**TASK OBJECTIVE:** In which lines of the data does the string "hipSuccess" appear? Copy every one.

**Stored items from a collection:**
[Start of section]
# keillernogueira/dynamic-rs-segmentation

Hardware: AMD Instinct MI355X
Metric: training patches/sec dilated_grsl_rate8 64x64x5 (higher is better)
Workload: dtype f32; 1 GPU; dilated_grsl_rate8 (Dilated8Pooling) training step, single_fixed 64x64, 5-band synthetic 2048x2048 tile, global batch 128 (crop+augment+normalise, fwd, loss, bwd, momentum, confusion); global_batch=128, patch=64, bands=5, classes=6, parallelism=dp1, sync_bn=True, rccl_ranks_observed=1

## Files before the change

dynamic-rs-segmentation_amd/_lib.py:

```python
import ctypes as C
import os

_HERE = os.path.dirname(os.path.abspath(__file__))
LIB_PATH = os.path.join(_HERE, "libdrs_hip.so")
DEV_LIB_PATH = os.path.join(_HERE, "libdrs_hip_dev.so")

_p, _i, _f, _d = C.c_void_p, C.c_int, C.c_float, C.c_double
_sz, _u64 = C.c_size_t, C.c_ulonglong

SIGNATURES = {
    "drs_conv_mtile": (_i, [_i]),
    "drs_conv_forward": (_i, [_p, _i, _i, _i, _i, _i, _p, _p, _i, _i, _i, _i, _i, _p, _i, _i, _i, _p, _p]),
    "drs_conv_workspace_floats": (_sz, [_i]),
    "drs_conv_halo_skip": (_i, [_i, _i, _i, _i, _i, _i, _i]),
    "drs_conv_executed_ksteps": (_i, [_i, _i, _i, _i, _i, _i, _i, _p, _p]),
    "drs_conv_forward_ws": (_i, [_p, _i, _i, _i, _i, _i, _p, _p, _i, _i, _i, _i, _i, _p, _i, _i, _i, _p, _p, _sz, _p]),
    "drs_conv_wgrad_splits": (_i, [_i, _i, _i, _i, _i]),
    "drs_conv_wgrad": (_i, [_p, _i, _i, _i, _i, _i, _p, _i, _i, _i, _i, _i, _i, _i, _i, _i, _p, _p, _p]),
    "drs_filter_flip_transpose": (_i, [_p, _p, _i, _i, _i, _p]),
    "drs_filter_pad_cin": (_i, [_p, _p, _i, _i, _i, _i, _p]),
    "drs_split_conv_mtile": (_i, [_i]),
    "drs_split_terms": (_i, [_p, _sz, _i, _p, _p]),
    "drs_filter_split": (_i, [_p, _i, _i, _i, _i, _i, _p, _p, _p]),
    "drs_conv_forward_split": (_i, [_p, _i, _i, _i, _i, _i, _p, _p, _i, _i, _i, _i, _i, _p, _i, _i, _i, _p, _i, _p]),
# ... 73 lines not shown
    "drs_net_receptive_field": (_i, [_p, C.POINTER(_i), C.POINTER(_i)]),
    "drs_net_receptive_field_gated": (_i, [_p, C.POINTER(_i), C.POINTER(_i)]),
    "drs_net_se_info": (_i, [_p, _i, C.c_char_p, _i, C.POINTER(_i), C.POINTER(_i), C.POINTER(_i)]),
    "drs_net_type_name": (_i, [_i, C.c_char_p, _i, C.POINTER(_i)]),
    "drs_net_num_variables": (_i, [_p]),
    "drs_net_variable_info": (_i, [_p, _i, C.c_char_p, _i, C.POINTER(_sz), C.POINTER(_sz), C.POINTER(_i), C.POINTER(_i)]),
    "drs_params_get": (_i, [_p, C.c_char_p, C.c_char_p, _p, _sz, _p]),
    "drs_params_set": (_i, [_p, C.c_char_p, C.c_char_p, _p, _sz, _p]),
    "drs_grad_buffer": (_i, [_p, C.POINTER(_p), C.POINTER(_sz)]),
    "drs_net_global_step": (C.c_longlong, [_p, C.c_longlong]),
    "drs_net_learning_rate": (_f, [_p, _f]),
    "drs_net_set_comm": (_i, [_p, _i, _i, _p, _p, _p]),
    "drs_rccl_bind_library": (_i, [C.c_char_p]),
    "drs_rccl_available": (_i, []),
    "drs_rccl_form": (_i, []),
    "drs_rccl_unique_id": (_i, [_p]),
    "drs_rccl_comm_create": (_i, [_i, _i, _p, C.POINTER(_p)]),
    "drs_rccl_comm_destroy": (_i, [_p]),
    "drs_rccl_all_reduce": (_i, [_p, _p, C.c_size_t, _i, _p]),
    "drs_net_set_rccl": (_i, [_p, _i, _i, _p, _p, _p]),
    "drs_train_step": (_i, [_p, _i, _i, _f, _i, _d, _p]),
    "drs_forward": (_i, [_p, _i, _i, _i, _i, _p]),
    "drs_apply_update": (_i, [_p, _f, _p]),
    "drs_forward_staged": (_i, [_p, _i, _i, _i, _p, _i, _i, _p]),
    "drs_net_se_gate_finish": (_i, [_p, _i, _d, _p]),
    "drs_net_set_two_streams": (_i, [_p, _i]),
    "drs_net_set_class_weights": (_i, [_p, _p, _i]),
    "drs_net_get_class_weights": (_i, [_p, _p, _i, C.POINTER(_i)]),
    "drs_net_set_focal_gamma": (_i, [_p, _f]),
    "drs_net_get_focal_gamma": (_i, [_p, C.POINTER(_f)]),
    "drs_net_timing": (_i, [_p, _i]),
    "drs_net_num_timing_kinds": (_i, []),
    "drs_net_timing_summary": (_i, [_p, _i, C.c_char_p, _i, C.POINTER(_i), C.POINTER(_d), C.POINTER(_d)]),
}
ALLREDUCE_FN = C.CFUNCTYPE(_i, _p, _p, _sz, _i, _i, _p)
WAIT_FN = C.CFUNCTYPE(_i, _p, _i, _p)
WANT_LOGITS, WITH_LABELS, USE_ACC_MASK, USE_LOSS_MASK, NO_UPDATE = 1, 2, 4, 8, 16


DEV_SIGNATURES = {
    "drs_debug_skip_taps": (_i, [_i]), "drs_debug_conv_variant": (_i, [_i]), "drs_debug_conv_wide192": (_i, [_i]),
    "drs_debug_conv_splitk": (_i, [_i]), "drs_debug_conv_hybrid": (_i, [_i]), "drs_debug_conv_sk_order": (_i, [_i]), "drs_debug_conv_prio": (_i, [_i]),
    "drs_debug_conv_sk_geometry": (_i, [_i, _i, _i, _p]), "drs_debug_conv_trace": (_i, [_p]), "drs_debug_conv_lpt": (_i, [_i]), "drs_debug_conv_order": (_i, [_i] * 7 + [_p, _i]),
    "drs_debug_conv_image_tiles": (_i, [_i]), "drs_debug_conv_order_image": (_i, [_i] * 7 + [_p, _i]),
    "drs_debug_wgrad_variant": (_i, [_i]), "drs_debug_wgrad_seg": (_i, [_i]), "drs_debug_wgrad_balance": (_i, [_i]), "drs_debug_wgrad_target": (_i, [_i]),
    "drs_debug_wgrad_len": (_i, [_i]), "drs_debug_wgrad_minchunks": (_i, [_i]), "drs_debug_wgrad_prio": (_i, [_i]), "drs_debug_cls_variant": (_i, [_i]), "drs_debug_slide_blocks": (_i, [_i]), "drs_debug_slide_minrows": (_i, [_i]), "drs_debug_slide_rowpad": (_i, [_i]), "drs_debug_chain_mode": (_i, [_i]), "drs_debug_jitter": (_i, [C.c_ulonglong]), "drs_debug_wg_stream_prio": (_i, [_i]), "drs_debug_reductions_on_chain": (_i, [_i]), "drs_debug_wgrad_schedule": (_i, [_i, _i, _i]), "drs_debug_variant": (_i, [_i]),
    "drs_debug_wgrad_cut": (_i, [_i] * 7 + [_p, _i, _p, _p]),
}


class DrsError(RuntimeError):
    pass


_lib = None
_dev = None


def _open(path, signatures):
    if not os.path.isfile(path):
        raise DrsError("HIP library not built: %s is missing (run dynamic-rs-segmentation_amd/csrc/build.sh "
                       "or __graft_entry__.build()); there is no CPU fallback" % path)
    import torch
    lib = C.CDLL(path)
    for name, (res, args) in signatures.items():
        fn = getattr(lib, name)
        fn.restype = res
        fn.argtypes = args
    return lib


def load():
    global _lib
    if _lib is None:
        _lib = _open(LIB_PATH, SIGNATURES)
    return _lib


class _Dev(object):
# ... 40 lines not shown
```

dynamic-rs-segmentation_amd/csrc/conv_mfma.hip:

```cpp
#include "drs_common.hpp"
#include <algorithm>
#include <cstdlib>
#include <map>
#include <mutex>
#include <numeric>
#include <tuple>
#include <vector>

namespace {

constexpr int BK = 32;
constexpr int LDA = BK + 4;

struct ConvArgs {
  const float* in; int S, P, ld_in, coff_in;
  int M;
  const float* w;
  const float* bias;
  float* out; int ld_out, coff_out;
  float* stats;
  int k, rate, pad, Cin, Cout;
  int accumulate;
  int skip_halo;
  float rcpS, rcpSS;
// ... 1210 lines not shown
  if (W > cap) {
    if (g_conv_splitk <= 0) return plain;
    W = cap; if (G < W || T == tiles) G = W;
  }
  return SkGeom{(int)G, (int)W, (int)T};
}

void conv_lpt_setup(ConvArgs& a, int BM, int mt, int nt, int W) {
  a.lpt_T = 0; a.lpt_ta = a.lpt_tb = a.lpt_P = 0;
  if (W || !g_conv_lpt || drs_g_skip_halo_taps == 0) return;
  const int S2 = a.S * a.S, T = S2 % BM == 0 ? S2 / BM : 0, nblk = mt * nt;
  if (T < 2 || BM % a.S != 0 || nblk % 8 != 0 || (nblk / 8) % (T * nt) != 0) return;
  const int rows = BM / a.S;
  auto full = [&](int t) {
    const int y0 = t * rows, y1 = y0 + rows - 1;
    const int lo = a.pad - y1 > 0 ? (a.pad - y1 + a.rate - 1) / a.rate : 0;
    int hi = (a.S - 1 - y0 + a.pad) / a.rate + 1;
    hi = hi < a.k ? hi : a.k;
    return lo == 0 && hi == a.k;
  };
  int ta = 0, tb = T;
  while (ta < T && !full(ta)) ++ta;
  while (tb > ta && !full(tb - 1)) --tb;
  bool ok = ta < tb;
  for (int t = ta; ok && t < tb; ++t) ok = full(t);
  if (ok && (ta > 0 || tb < T)) { a.lpt_T = T; a.lpt_ta = ta; a.lpt_tb = tb; a.lpt_P = nblk / 8 / (T * nt); a.skip_halo = 1; }
}

int g_conv_image_tiles = -1;

int conv_image_tiles_rule(int k, int rate, int cin, int cout, int B, int S) {
  if (B != 128 || S != 64) return 0;
  struct Row { int k, rate, cin, cout; };
  static const Row gains[] = {{4, 3, 64, 128},
                              {4, 4, 128, 128},
                              {3, 5, 128, 192}, {3, 5, 192, 128},
                              {3, 6, 192, 192},
                              {3, 7, 192, 256}, {3, 7, 256, 192},
                              {3, 8, 256, 256}};
  for (const Row& r : gains)
    if (r.k == k && r.rate == rate && r.cin == cin && r.cout == cout) return 7;
  return 0;
}

int conv_image_tiles_g(int B, int S, int k, int rate, int cin, int cout) {
  const int g = g_conv_image_tiles < 0 ? conv_image_tiles_rule(k, rate, cin, cout, B, S) : g_conv_image_tiles;
  if (g < 4 || g > 7 || k < 2 || cin < BK || cin % BK || g_conv_variant == 0) return 0;
  if (B % (1 << g) || S % (128 >> g)) return 0;
  return g;
}

inline int image_tile_taps(int mt, int S, int k, int rate, int pad, int g) {
  int y, x0, ul, uh, vl, vh;
  image_tile_pos(mt, S, g, y, x0);
  live_taps_image_tile(y, x0, 128 >> g, S, k, rate, pad, ul, uh, vl, vh);
  return (uh - ul) * (vh - vl);
}

std::vector<int> conv_image_order(int B, int S, int k, int rate, int pad, int g) {
  const int mt = B * S * S / 128;
  std::vector<int> taps(mt), sorted(mt), order(mt);
  for (int i = 0; i < mt; ++i) taps[i] = image_tile_taps(i, S, k, rate, pad, g);
  std::iota(sorted.begin(), sorted.end(), 0);
  std::stable_sort(sorted.begin(), sorted.end(), [&](int x, int y) { return taps[x] > taps[y]; });
  if (mt % 8) return sorted;
  const int per = mt / 8;
  for (int c = 0; c < 8; ++c)
    for (int j = 0; j < per; ++j) order[c * per + j] = sorted[j * 8 + c];
  return order;
}

const int* conv_image_order_device(int B, int S, int k, int rate, int pad, int g) {
  static std::mutex mu;
  static std::map<std::tuple<int, int, int, int, int, int, int>, const int*> cache;
  int dev = 0;
  if (hipGetDevice(&dev) != hipSuccess) return nullptr;
  std::lock_guard<std::mutex> lock(mu);
  const auto key = std::make_tuple(dev, B, S, k, rate, pad, g);
  const auto it = cache.find(key);
  if (it != cache.end()) return it->second;
  const std::vector<int> order = conv_image_order(B, S, k, rate, pad, g);
  int* d = nullptr;
  if (hipMalloc((void**)&d, order.size() * sizeof(int)) != hipSuccess) return nullptr;
  if (hipMemcpy(d, order.data(), order.size() * sizeof(int), hipMemcpyHostToDevice) != hipSuccess) { (void)hipFree(d); return nullptr; }
  cache[key] = d;
  return d;
}

template <int BM, int BN, int WM, int WN>
// ... 342 lines not shown
  const int mt = (int)((M + 127) / 128), nt = cout / bn;
  const int W = sk_geometry(mt * nt, k * k * (cin / 32), bn, drs_conv_workspace_floats(cout)).G;
  if (W) return 0;
  conv_lpt_setup(a, 128, mt, nt, 0);
  return a.skip_halo;
}

int drs_conv_executed_ksteps(int B, int S, int k, int rate, int pad_before, int cin, int cout, long long* executed, long long* total) {
  const long long M = (long long)B * S * S;
  if (B < 1 || S < 1 || M >= (1 << 24) || cout < 32 || cout % 32 || cin < 1 || k < 1 || rate < 1 || !executed || !total) return DRS_ERR_ARG;
  const int bn = pick_conv_tile(cout, cin), bm = bn >= 64 ? 128 : 256;
  const int mt = (int)((M + bm - 1) / bm), nt = cout / bn;
  const long long cpt = cin < 32 ? 1 : cin / 32;
  *total = *executed = cin < 32 ? (long long)mt * nt * ((k * k * cin + 31) / 32) : (long long)mt * nt * k * k * cpt;
  if (cin < 32 || cin % 32) return DRS_OK;
  const int g = conv_plain_image_g(B, S, k, rate, cin, cout);
  long long taps = 0;
  if (g) {
    if (drs_g_skip_halo_taps == 0) return DRS_OK;
    for (int i = 0; i < mt; ++i) taps += image_tile_taps(i, S, k, rate, pad_before, g);
  } else {
    if (!drs_conv_halo_skip(B, S, k, rate, pad_before, cin, cout)) return DRS_OK;
    for (int i = 0; i < mt; ++i) {
      const int p0 = i * bm, p1 = (int)(p0 + bm < M ? p0 + bm : M) - 1;
      int y0 = (p0 % (S * S)) / S, y1 = (p1 % (S * S)) / S;
      if (p0 / (S * S) != p1 / (S * S)) { y0 = 0; y1 = S - 1; }
      int lo = pad_before - y1 > 0 ? (pad_before - y1 + rate - 1) / rate : 0, hi = (S - 1 - y0 + pad_before) / rate + 1;
      hi = hi < k ? hi : k;
      if (lo >= hi) { lo = 0; hi = k; }
      taps += (hi - lo) * k;
    }
  }
  *executed = taps * nt * cpt;
  return DRS_OK;
}
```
[End of section]
**RESULT:**
  if (hipGetDevice(&dev) != hipSuccess) return nullptr;
  if (hipMalloc((void**)&d, order.size() * sizeof(int)) != hipSuccess) return nullptr;
  if (hipMemcpy(d, order.data(), order.size() * sizeof(int), hipMemcpyHostToDevice) != hipSuccess) { (void)hipFree(d); return nullptr; }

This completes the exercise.